Alcuni insetti si possono mangiare?


Alcuni insetti si possono mangiare?

Alcuni insetti sono commestibili?
Alcuni insetti si possono mangiare?

Si possono mangiare e si mangiano comunemente in gran parte del mondo. Già oggi lo fanno circa due miliardi di persone. Soprattutto in Asia, ma anche in Africa e in America Latina. Presto potremmo abituarci anche noi occidentali a un’idea che ci sembra disgustosa. La FAO ha lanciato una campagna mondiale per promuovere il consumo di insetti come cibo del futuro. Secondo l’organizzazione mondiale dell’alimentazione, infatti, gli insetti potrebbero dare un contributo decisivo a sfamare la popolazione mondiale, perché sono molto nutrienti, ricchi di proteine, fibre, colesterolo buono, vitamine e minerali, sono assai numerosi, e la loro produzione ha un minore impatto ambientale.



L’Università di Wageningen, nei Paesi Bassi, calcola che nel mondo esistano circa 1.900 specie di insetti commestibili, già usati per l’alimentazione. I più consumati sono i coleotteri (31 per cento), seguiti da bruchi (18), api, vespe e formiche (14), cavallette, locuste e grilli (13). Ci sono zone del mondo che prosperano grazie all’allevamento di insetti da mangiare.
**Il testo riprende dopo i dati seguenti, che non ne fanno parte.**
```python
def _dgrad_mx8(dpre, wq, h, bias_grad=None, bias_acc=False, bias_sgd=None):
    from . import fp8 as F8
    from .elementwise import colsum_bf16, sgd_flat_
    dq = F8.quant(dpre, F8.E4M3)
    dx = F8.gemm(dq, wq, epi=G.EPI_RELUMASK_BF16, aux=h)
    if bias_sgd is not None:
        p, buf, sh, lr, mom, wd = bias_sgd
        g = torch.empty(p.numel(), dtype=torch.float32, device=dx.device)
        colsum_bf16(dx, g)
        sgd_flat_(p, buf if buf is not None else torch.zeros_like(p), g, sh, lr, mom, wd)
    elif bias_grad is not None:
        if bias_grad.dtype == torch.float32:
            colsum_bf16(dx, bias_grad, accumulate=bias_acc)
# ... 81 lines not shown
    ps = _params(model)
    L = len(ps) - 1
    wl, bl = ps[-1]
    bprev = ps[L - 1][1]
    fused = flat.fused_spec(wl) is not None
    fp8_dgrad = _FP8_DGRAD and bool(getattr(model, "fp8", False)) and hs[L].is_cuda
    if fp8_dgrad and flat.shadow8t is None and not torch.cuda.is_current_stream_capturing():
        flat.enable_fp8_transposed()
    dpre = torch.empty_like(hs[L])
    if fused:
        head_backward(dl, grad_out, hs[L], flat.shadow_of(wl), None, None, dH=dpre, relu_mask=True,
                      sgd_w=flat.fused_spec(wl), sgd_b=flat.fused_spec(bl), sgd_prev=flat.fused_spec(bprev))
        for p in (wl, bl, bprev):
            flat.mark_updated(p)
        deferred = None
        for l in range(L - 1, -1, -1):
            w, _ = ps[l]
            dnext = None
            if l > 0:
                bp = ps[l - 1][1]
                if fp8_dgrad:
                    dnext = _dgrad_mx8(dpre, flat.mx8t_weight(w), hs[l], bias_sgd=flat.fused_spec(bp))
                else:
                    dnext = G.linear_dgrad(dpre, flat.shadow_of(w), relu_mask_of=hs[l], bias_sgd=flat.fused_spec(bp))
                flat.mark_updated(bp)
            if l == 1 and not saved8 and _PAIR_WGRAD:
                deferred = (dpre, hs[1], flat.fused_spec(w), w)
            elif l == 0 and deferred is not None:
                d1, h1, s1, w1 = deferred
                s0 = flat.fused_spec(w)
                emit = flat.shadow8 is not None and flat.fp8_from_optimizer
                mx1, mx0 = (flat.mx8_views(w1), flat.mx8_views(w)) if emit else (None, None)
                if mx1 is None or mx0 is None:
                    mx1 = mx0 = None
                mxt1 = flat.mx8t_views(w1) if (fp8_dgrad and mx1 is not None) else None
                paired = G.wgrad_sgd_pair(d1, h1, s1, dpre, hs[0], s0, mx1, mx0, mxt1, None)
                if not paired:
                    G.linear_wgrad(d1, h1, None, sgd=s1)
                    _wgrad(saved8, 0, dpre, hs[0], None, sgd=s0)
                flat.mark_updated(w1, fp8_written=paired and mx1 is not None,
                                  fp8t_written=paired and mxt1 is not None)
                flat.mark_updated(w, fp8_written=paired and mx0 is not None)
                dpre = dnext
                continue
            else:
                _wgrad(saved8, l, dpre, hs[l], None, sgd=flat.fused_spec(w))
            flat.mark_updated(w)
            dpre = dnext
        return
    dW, acc = flat.grad_target(wl)
    db, accb = flat.grad_target(bl)
    dbp, accp = flat.grad_target(bprev)
# ... 84 lines not shown
```

Before: 2.465 million.

## Defer dgrad bias colsum-SGD into paired wgrad kernel and prefetch relu mask

The layer-1 dgrad no longer finishes its bias column-sum and SGD update inside its own launch. It writes per-tile partials, and the paired wgrad+SGD kernel reduces them and applies the bias update in its producer warps, with a standalone finish kernel as fallback. Separately, the 64x64 two-stage plain GEMM tile now issues the relu-mask aux loads for the epilogue before the main K loop so their latency overlaps compute. This is meant to remove a serialized in-launch finish step and hide epilogue load latency, at the cost of extra registers and more work placed in the wgrad kernel.

```diff
diff --git a/csrc/include/ddpx_pipe.h b/csrc/include/ddpx_pipe.h
--- a/csrc/include/ddpx_pipe.h
+++ b/csrc/include/ddpx_pipe.h
@@ -79,7 +79,18 @@
   const float* bn_mean;
   const float* bn_rstd;
   int bn_pool;
+  int epi_pf;
 };
+
+struct EpiPre {
+  u32x4 lo, hi;
+};
+
+template <int BM, int BN, int STAGES, int AMODE, int BMODE, int NW, int KSUB, bool SK, int LW>
+constexpr bool epi_prefetch_tile() {
+  return BM == 64 && BN == 64 && STAGES == 2 && NW == 4 && KSUB == 2 && !SK && LW == 0 && AMODE == MODE_PLAIN &&
+         BMODE == MODE_PLAIN;
+}
 
 __device__ __forceinline__ void stamp_at(const Params& p, int tid, int k) {
   if (p.stamp && tid == 0)
@@ -363,9 +374,33 @@
   return stored;
 }
 
-template <int E, int BM, int BN, int NT = 256>
+template <int BM, int BN, int NT>
+__device__ __forceinline__ EpiPre epi_prefetch(const Params& p, int m0, int n0, int tid) {
+  constexpr int Q = BN / 4, RSTEP = NT / Q, NV = BM / RSTEP;
+  static_assert(NV <= 4, "the prefetch holds one chunk of 4 vectors");
+  const int cq = tid % Q, r0 = tid / Q;
+  const int n = n0 + 4 * cq;
+  const bool vec = (n + 3 < p.N) && ((p.ldc & 3) == 0);
+  EpiPre pre{(u32x4){0u, 0u, 0u, 0u}, (u32x4){0u, 0u, 0u, 0u}};
+  if (p.epi == EPI_RELUMASK_BF16) {
+    if (vec) {
+      u32x2 a[4] = {{0u, 0u}, {0u, 0u}, {0u, 0u}, {0u, 0u}};
+#pragma unroll
+      for (int i = 0; i < NV; ++i) {
+        const int m = m0 + r0 + i * RSTEP;
+        a[i] = *reinterpret_cast<const u32x2*>(p.aux + (m < p.M ? (size_t)m * p.ldaux : (size_t)0) + n);
+      }
+      pre.lo = (u32x4){a[0][0], a[0][1], a[1][0], a[1][1]};
+      pre.hi = (u32x4){a[2][0], a[2][1], a[3][0], a[3][1]};
+    }
+  }
+  return pre;
+}
+
+template <int E, int BM, int BN, int NT = 256, bool PF = false>
 __device__ __forceinline__ void epilogue_vec(const Params& p, void* Cbase, const float* T, int m0, int n0, int tid,
-                                             float (&csum)[4]) {
+                                             float (&csum)[4], const EpiPre pre = EpiPre{},
+                                             bool use_pre = false) {
   constexpr int Q = BN / 4;
   constexpr int RSTEP = NT / Q;
   constexpr int NV = BM / RSTEP;
@@ -392,6 +427,19 @@
   for (int i0 = 0; i0 < NV; i0 += CH) {
   f32x4 pin[CH], bin[CH], cin[CH];
   u32x2 ain[CH];
+  bool loaded = false;
+  if constexpr (PF && E == EPI_RELUMASK_BF16) {
+    if (use_pre && i0 == 0) {
+      loaded = true;
+#pragma unroll
+      for (int i = 0; i < CH; ++i) {
+        pin[i] = bin[i] = cin[i] = (f32x4){0.f, 0.f, 0.f, 0.f};
+        const u32x4 h = i < 2 ? pre.lo : pre.hi;
+        ain[i] = (i & 1) ? (u32x2){h[2], h[3]} : (u32x2){h[0], h[1]};
+      }
+    }
+  }
+  if (!loaded)
 #pragma unroll
   for (int i = 0; i < CH; ++i) {
     const int m = m0 + r0 + (i0 + i) * RSTEP;
@@ -639,6 +687,10 @@
 
   const int nk = (kend - kbeg + BK - 1) / BK;
 
+  constexpr bool PF = epi_prefetch_tile<BM, BN, STAGES, AMODE, BMODE, NW, KSUB, SK, LW>();
+  EpiPre epf{(u32x4){0u, 0u, 0u, 0u}, (u32x4){0u, 0u, 0u, 0u}};
+  const bool use_pre = PF && p.epi_pf;
+
   constexpr bool A_IM = AK && (AMODE == MODE_IM2COL_FWD || AMODE == MODE_IM2COL_BWD);
   ImRows<A_IM ? BM : 8 * NW, NW> arow;
   const bool a_fast = A_IM && !p.im_slow && (p.conv.C & 63) == 0;
@@ -724,6 +776,9 @@
       lds_signal(ring_free + sl, lane);
     }
   } else {
+  if constexpr (PF) {
+    if (use_pre) epf = epi_prefetch<BM, BN, NT>(p, m0, n0, tid);
+  }
 #pragma unroll
   for (int s = 0; s < STAGES - 1; ++s)
     if (s < nk) issue(s);
@@ -784,6 +839,7 @@
   constexpr int SCR = (NT / (BN / 4) + 2) * BN * 4;
   constexpr int EH = (BM * TLD * 4 + SCR <= STAGES * SLOT) ? 1 : ((BM / 2) * TLD * 4 + SCR <= STAGES * SLOT) ? 2 : 4;
   static_assert(WGM % EH == 0, "epilogue parts must align with wave rows");
+  static_assert(!PF || EH == 1, "the prefetched chunk is the first chunk of the whole tile");
   constexpr int BMH = BM / EH;
   constexpr int WPH = WGM / EH;
   float* T = reinterpret_cast<float*>(smem);
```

Per esempio in Thailandia ci sono circa 15 mila allevamenti di locuste, che peraltro avrebbero la caratteristica di essere ricche di calcio, qualità particolarmente apprezzata dagli asiatici tra i quali l’intolleranza al lattosio è molto diffusa. Le locuste hanno anche tra gli 8 e i 20 milligrammi di ferro per cento grammi di peso secco: a confronto, la carne bovina non supera i 6 milligrammi. Un bruco medio ne contiene 35,5 milligrammi.

Anche larve e pupe di farfalle sono ricche di ferro e proteine, e per questo sono molto apprezzate in Africa. Le cimici sono ricche di iodio e hanno proprietà analgesiche e anestetiche. Anche ragni e scorpioni, che tecnicamente non sono insetti, sono consumati come cibo. I grilli richiedono “un tempo di nutrizione 12 volte inferiore rispetto ai vitelli per produrre la stessa quantità di proteine”, esemplifica il rapporto, che spiega: “Gli insetti sono dappertutto e si riproducono molto in fretta, crescono in un attimo e come cibo hanno un alto tasso di utilizzo. In più il loro uso non danneggia l’ambiente”. Gli insetti usano solo 2 chili di mangime per produrre un chilo di carne, mentre i bovini richiedono 8 chili di foraggio. Il loro allevamento produrrebbe un trecentesimo di protossido di azoto e di ammoniaca rispetto a un equivalente allevamento di maiali o polli, e un decimo del metano che viene prodotto dal bestiame a parità di massa.